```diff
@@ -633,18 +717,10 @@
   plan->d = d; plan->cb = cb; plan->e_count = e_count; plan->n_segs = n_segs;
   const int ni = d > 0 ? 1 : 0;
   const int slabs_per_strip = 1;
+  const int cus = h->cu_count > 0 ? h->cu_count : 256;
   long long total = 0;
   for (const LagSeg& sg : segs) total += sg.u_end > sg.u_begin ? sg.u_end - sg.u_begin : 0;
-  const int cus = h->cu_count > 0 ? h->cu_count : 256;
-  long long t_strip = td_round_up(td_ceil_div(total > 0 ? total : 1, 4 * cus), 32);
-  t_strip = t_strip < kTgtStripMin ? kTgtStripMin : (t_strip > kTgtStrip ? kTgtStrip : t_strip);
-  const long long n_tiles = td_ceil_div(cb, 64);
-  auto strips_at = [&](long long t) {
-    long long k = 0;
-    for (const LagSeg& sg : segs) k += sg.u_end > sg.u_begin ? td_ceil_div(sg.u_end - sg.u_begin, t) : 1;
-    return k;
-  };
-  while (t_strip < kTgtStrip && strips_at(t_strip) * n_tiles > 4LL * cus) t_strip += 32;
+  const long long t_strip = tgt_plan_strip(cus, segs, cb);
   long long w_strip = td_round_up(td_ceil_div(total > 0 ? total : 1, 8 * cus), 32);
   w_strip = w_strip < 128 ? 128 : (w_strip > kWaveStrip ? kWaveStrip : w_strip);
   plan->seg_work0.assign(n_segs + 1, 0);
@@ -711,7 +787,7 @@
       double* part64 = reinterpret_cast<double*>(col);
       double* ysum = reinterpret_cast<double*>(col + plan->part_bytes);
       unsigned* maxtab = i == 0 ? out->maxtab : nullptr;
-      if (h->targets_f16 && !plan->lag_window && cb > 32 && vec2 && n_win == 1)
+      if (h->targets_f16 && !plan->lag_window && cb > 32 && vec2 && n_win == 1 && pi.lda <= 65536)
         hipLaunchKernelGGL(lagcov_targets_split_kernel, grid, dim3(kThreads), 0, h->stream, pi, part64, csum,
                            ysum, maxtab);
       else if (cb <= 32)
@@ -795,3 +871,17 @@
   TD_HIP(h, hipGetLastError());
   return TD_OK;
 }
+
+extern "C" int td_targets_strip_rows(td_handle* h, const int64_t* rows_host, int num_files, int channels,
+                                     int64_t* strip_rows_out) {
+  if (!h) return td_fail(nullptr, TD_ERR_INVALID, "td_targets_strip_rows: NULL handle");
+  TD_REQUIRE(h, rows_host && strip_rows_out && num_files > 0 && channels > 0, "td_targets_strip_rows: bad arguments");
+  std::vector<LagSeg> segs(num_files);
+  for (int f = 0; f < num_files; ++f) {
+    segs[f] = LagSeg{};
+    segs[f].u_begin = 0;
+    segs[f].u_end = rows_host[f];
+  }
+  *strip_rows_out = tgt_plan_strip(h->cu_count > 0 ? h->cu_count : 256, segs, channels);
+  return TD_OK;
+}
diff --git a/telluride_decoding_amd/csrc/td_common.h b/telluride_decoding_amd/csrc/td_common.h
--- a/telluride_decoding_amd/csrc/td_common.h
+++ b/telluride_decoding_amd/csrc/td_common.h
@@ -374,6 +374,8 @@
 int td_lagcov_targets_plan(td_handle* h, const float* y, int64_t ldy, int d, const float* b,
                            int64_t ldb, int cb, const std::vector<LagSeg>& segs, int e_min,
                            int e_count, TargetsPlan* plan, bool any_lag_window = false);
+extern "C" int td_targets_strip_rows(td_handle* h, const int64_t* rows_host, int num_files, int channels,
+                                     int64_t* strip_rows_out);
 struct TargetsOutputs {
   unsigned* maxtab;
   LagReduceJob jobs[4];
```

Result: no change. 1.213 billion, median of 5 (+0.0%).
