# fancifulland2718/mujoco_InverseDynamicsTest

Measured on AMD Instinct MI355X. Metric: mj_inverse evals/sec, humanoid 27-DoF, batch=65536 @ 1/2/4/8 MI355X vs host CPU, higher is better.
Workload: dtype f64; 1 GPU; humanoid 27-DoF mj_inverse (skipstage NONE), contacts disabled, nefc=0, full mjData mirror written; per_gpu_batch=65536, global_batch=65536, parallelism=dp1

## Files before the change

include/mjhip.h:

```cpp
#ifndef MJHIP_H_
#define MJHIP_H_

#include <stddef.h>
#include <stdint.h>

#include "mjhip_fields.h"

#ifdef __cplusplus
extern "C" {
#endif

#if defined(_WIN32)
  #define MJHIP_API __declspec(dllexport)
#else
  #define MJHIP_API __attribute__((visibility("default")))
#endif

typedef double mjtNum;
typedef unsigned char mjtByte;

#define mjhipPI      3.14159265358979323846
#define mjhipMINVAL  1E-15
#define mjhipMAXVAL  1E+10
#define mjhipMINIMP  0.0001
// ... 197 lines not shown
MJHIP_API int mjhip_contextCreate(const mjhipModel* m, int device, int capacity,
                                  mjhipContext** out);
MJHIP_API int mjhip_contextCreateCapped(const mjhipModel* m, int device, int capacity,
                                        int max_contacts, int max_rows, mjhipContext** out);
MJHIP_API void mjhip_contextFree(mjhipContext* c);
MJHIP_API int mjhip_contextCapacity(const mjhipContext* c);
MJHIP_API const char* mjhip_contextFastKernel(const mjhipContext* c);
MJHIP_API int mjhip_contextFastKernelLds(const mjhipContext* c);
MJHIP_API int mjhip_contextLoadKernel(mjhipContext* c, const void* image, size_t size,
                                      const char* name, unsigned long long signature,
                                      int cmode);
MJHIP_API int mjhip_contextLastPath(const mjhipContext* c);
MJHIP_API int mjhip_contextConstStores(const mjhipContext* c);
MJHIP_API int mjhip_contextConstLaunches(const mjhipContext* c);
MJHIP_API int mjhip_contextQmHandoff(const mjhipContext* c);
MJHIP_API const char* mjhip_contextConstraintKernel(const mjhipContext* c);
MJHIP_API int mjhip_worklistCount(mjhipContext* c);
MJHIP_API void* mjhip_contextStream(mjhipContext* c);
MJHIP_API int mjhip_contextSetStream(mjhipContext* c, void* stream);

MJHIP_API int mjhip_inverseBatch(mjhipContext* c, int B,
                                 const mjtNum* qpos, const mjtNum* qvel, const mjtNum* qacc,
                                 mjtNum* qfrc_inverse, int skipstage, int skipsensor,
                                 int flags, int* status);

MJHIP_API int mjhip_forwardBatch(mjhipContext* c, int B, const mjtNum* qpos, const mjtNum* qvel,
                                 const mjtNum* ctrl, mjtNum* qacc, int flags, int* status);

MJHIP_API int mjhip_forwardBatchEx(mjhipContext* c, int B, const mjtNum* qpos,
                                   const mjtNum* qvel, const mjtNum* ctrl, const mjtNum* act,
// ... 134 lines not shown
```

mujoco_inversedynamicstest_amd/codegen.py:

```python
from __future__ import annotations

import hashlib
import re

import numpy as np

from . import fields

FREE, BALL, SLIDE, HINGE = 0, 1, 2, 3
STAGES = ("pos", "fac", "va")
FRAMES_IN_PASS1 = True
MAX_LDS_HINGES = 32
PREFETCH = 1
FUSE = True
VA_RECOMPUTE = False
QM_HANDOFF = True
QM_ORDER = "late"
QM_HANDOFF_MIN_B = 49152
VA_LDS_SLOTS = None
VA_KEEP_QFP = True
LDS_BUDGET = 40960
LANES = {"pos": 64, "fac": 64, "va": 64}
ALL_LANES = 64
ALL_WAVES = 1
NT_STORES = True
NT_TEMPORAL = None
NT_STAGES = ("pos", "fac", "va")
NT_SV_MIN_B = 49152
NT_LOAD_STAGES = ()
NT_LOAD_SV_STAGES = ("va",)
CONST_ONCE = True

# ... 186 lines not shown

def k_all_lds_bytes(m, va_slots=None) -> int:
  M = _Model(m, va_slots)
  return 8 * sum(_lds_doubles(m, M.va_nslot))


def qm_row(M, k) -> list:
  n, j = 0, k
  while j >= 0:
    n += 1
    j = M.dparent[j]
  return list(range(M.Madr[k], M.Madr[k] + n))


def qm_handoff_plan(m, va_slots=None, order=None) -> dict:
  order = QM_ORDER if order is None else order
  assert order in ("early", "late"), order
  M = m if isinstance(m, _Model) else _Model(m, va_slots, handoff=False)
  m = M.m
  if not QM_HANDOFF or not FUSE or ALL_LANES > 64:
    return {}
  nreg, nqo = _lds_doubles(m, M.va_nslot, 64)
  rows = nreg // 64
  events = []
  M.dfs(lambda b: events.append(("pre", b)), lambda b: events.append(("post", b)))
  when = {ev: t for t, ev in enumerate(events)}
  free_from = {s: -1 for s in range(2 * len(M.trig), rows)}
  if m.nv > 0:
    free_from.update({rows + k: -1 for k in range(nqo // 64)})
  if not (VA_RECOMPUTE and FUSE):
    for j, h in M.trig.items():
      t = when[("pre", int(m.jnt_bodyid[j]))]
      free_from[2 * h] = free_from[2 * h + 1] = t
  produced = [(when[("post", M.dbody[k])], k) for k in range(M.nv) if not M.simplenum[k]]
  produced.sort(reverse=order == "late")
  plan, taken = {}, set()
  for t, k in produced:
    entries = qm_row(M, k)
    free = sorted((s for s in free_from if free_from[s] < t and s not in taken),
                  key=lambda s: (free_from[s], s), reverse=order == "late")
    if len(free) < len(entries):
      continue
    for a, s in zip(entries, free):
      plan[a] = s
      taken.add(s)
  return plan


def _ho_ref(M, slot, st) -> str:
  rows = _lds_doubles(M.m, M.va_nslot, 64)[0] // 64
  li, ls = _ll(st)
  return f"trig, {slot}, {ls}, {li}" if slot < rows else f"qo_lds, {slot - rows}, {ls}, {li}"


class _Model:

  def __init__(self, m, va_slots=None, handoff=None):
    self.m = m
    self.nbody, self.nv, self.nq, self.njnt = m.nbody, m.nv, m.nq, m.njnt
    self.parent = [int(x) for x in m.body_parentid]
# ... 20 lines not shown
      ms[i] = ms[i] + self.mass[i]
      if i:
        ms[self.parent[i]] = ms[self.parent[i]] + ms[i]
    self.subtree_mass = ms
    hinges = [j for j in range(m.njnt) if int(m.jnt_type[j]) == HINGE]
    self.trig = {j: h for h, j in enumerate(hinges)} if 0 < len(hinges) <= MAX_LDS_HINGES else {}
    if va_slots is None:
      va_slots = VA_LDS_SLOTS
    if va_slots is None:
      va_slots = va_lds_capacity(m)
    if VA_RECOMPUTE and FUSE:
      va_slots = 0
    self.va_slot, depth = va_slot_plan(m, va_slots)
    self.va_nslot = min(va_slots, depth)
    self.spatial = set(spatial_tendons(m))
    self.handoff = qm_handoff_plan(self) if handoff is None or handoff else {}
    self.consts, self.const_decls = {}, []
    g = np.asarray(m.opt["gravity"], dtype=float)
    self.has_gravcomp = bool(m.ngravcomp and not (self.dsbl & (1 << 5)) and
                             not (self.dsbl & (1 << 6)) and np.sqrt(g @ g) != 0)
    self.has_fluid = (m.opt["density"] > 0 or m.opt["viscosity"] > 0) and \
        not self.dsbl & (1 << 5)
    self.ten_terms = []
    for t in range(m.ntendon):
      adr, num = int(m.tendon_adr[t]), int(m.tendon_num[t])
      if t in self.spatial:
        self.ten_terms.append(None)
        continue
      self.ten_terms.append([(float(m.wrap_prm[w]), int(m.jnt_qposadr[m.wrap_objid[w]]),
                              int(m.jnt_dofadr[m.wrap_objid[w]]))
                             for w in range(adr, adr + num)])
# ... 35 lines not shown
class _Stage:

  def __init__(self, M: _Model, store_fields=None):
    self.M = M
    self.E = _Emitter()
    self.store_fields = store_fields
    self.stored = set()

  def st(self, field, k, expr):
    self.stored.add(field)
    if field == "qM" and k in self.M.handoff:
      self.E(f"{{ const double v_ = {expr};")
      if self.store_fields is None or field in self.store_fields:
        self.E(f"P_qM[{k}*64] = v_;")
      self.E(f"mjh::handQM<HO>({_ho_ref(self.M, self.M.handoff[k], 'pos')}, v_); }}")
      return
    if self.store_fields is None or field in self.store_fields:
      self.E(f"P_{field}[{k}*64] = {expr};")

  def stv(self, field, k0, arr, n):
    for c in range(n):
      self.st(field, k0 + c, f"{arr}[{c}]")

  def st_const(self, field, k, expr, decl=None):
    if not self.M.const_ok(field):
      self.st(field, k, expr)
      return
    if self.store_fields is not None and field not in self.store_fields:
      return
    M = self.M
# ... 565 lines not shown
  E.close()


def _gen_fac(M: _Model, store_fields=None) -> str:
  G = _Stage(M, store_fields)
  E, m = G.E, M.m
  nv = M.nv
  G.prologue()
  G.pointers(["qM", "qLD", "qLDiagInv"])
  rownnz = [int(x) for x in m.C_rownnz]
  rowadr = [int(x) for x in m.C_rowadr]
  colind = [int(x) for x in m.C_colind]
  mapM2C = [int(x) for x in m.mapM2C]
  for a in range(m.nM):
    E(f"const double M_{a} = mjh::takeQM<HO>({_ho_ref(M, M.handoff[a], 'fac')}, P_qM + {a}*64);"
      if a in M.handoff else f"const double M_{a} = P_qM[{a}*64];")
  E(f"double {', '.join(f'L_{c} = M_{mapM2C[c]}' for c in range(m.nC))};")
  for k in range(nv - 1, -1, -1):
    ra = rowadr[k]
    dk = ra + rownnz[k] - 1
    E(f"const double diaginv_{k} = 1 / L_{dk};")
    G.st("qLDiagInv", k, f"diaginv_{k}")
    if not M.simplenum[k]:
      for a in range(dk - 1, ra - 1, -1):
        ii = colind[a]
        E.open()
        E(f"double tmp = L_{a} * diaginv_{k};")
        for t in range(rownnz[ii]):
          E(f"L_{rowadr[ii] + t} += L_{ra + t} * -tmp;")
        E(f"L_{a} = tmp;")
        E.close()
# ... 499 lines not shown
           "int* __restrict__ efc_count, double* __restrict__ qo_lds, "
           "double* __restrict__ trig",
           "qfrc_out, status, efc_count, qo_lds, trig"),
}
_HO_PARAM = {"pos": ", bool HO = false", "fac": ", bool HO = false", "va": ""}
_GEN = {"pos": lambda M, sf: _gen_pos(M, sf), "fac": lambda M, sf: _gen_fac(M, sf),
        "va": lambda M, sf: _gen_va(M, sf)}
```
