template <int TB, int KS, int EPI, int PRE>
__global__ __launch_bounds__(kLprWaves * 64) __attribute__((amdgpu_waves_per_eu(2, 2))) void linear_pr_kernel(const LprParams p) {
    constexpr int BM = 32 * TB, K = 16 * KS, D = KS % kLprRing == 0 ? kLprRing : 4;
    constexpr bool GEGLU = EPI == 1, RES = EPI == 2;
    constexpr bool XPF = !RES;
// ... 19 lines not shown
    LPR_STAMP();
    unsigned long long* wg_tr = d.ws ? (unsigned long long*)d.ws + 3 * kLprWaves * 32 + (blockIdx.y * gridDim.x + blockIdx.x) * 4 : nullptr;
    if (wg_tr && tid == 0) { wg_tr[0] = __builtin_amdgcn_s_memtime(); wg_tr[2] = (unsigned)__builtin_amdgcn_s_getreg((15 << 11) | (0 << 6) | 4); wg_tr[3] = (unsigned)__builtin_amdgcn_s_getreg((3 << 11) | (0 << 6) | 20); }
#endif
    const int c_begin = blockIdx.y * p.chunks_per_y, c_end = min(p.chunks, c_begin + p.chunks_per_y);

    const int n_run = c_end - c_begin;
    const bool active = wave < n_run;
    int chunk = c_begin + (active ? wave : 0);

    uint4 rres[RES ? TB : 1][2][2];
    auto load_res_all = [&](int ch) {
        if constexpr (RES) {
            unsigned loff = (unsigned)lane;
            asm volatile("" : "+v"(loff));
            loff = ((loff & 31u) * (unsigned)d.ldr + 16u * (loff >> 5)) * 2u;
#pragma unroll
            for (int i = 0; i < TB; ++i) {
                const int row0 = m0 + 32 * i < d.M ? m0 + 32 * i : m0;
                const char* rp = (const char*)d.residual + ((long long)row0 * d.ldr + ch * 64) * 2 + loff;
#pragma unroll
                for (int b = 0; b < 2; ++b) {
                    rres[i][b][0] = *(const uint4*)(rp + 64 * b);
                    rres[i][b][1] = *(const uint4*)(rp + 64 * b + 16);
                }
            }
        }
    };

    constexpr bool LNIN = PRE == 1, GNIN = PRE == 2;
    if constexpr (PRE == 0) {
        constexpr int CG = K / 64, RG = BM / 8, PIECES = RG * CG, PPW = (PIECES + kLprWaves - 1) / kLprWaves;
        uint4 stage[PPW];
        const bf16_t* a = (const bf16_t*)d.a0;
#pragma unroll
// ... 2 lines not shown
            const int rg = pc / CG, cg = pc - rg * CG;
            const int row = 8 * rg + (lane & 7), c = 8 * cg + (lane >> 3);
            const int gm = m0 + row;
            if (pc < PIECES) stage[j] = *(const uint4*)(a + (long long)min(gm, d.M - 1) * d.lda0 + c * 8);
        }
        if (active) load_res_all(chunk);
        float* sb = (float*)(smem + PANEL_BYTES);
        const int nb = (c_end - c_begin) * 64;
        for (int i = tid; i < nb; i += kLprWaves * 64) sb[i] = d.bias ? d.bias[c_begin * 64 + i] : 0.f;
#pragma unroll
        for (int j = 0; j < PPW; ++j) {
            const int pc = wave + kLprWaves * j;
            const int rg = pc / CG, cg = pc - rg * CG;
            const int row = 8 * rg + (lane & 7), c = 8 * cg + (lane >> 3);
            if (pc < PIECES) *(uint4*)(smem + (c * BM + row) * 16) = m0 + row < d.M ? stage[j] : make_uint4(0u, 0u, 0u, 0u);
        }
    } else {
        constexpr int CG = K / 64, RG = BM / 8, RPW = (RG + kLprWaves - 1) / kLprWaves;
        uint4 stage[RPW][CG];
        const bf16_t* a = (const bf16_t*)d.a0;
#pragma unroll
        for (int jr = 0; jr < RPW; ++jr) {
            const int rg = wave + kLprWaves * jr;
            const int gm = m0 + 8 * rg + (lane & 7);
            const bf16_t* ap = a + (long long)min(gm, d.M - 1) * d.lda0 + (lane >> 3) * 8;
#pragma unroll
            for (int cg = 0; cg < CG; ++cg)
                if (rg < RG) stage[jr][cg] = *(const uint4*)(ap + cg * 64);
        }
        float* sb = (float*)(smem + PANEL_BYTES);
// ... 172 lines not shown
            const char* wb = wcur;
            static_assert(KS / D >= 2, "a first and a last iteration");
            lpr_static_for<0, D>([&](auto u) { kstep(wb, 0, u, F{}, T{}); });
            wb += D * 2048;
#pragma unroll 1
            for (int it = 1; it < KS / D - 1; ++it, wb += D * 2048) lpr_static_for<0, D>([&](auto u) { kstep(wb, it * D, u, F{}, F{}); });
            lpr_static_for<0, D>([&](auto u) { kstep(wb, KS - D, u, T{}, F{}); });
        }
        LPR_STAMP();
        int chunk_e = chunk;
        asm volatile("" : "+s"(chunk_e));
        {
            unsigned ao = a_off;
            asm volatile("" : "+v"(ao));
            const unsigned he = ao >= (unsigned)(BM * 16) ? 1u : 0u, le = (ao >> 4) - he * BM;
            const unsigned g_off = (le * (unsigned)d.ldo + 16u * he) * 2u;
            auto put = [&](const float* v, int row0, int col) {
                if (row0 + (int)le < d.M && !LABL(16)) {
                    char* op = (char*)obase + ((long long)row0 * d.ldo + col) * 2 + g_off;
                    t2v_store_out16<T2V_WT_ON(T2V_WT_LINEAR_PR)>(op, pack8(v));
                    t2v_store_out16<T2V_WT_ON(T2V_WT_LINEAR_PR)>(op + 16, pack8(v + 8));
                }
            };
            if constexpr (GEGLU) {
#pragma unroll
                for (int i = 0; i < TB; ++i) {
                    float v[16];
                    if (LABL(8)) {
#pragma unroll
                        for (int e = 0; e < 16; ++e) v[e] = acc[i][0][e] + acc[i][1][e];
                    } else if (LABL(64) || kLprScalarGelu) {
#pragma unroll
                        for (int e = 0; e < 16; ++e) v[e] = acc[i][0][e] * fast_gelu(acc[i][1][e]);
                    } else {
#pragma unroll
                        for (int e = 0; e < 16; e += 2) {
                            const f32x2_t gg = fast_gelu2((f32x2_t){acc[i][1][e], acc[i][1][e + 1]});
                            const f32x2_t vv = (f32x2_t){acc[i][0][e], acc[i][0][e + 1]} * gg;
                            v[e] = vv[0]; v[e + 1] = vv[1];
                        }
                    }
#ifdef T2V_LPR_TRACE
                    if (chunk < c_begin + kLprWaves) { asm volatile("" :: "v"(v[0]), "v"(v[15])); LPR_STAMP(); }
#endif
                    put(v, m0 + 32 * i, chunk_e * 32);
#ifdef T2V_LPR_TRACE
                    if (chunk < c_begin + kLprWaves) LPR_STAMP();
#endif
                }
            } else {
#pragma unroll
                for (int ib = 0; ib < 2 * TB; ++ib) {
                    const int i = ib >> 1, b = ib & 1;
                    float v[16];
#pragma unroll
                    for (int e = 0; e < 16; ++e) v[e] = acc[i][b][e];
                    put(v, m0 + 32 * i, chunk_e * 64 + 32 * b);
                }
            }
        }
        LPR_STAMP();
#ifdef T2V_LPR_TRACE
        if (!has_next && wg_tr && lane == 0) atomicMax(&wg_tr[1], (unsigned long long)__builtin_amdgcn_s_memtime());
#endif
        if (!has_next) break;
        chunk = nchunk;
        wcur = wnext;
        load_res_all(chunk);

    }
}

────────────────────

◆ **Instructions for the task**
Search the entries above for "flags". Return every line that has it.

◆ **Output for this exercise**
                                 int flags, int* status);
                                 const mjtNum* ctrl, mjtNum* qacc, int flags, int* status);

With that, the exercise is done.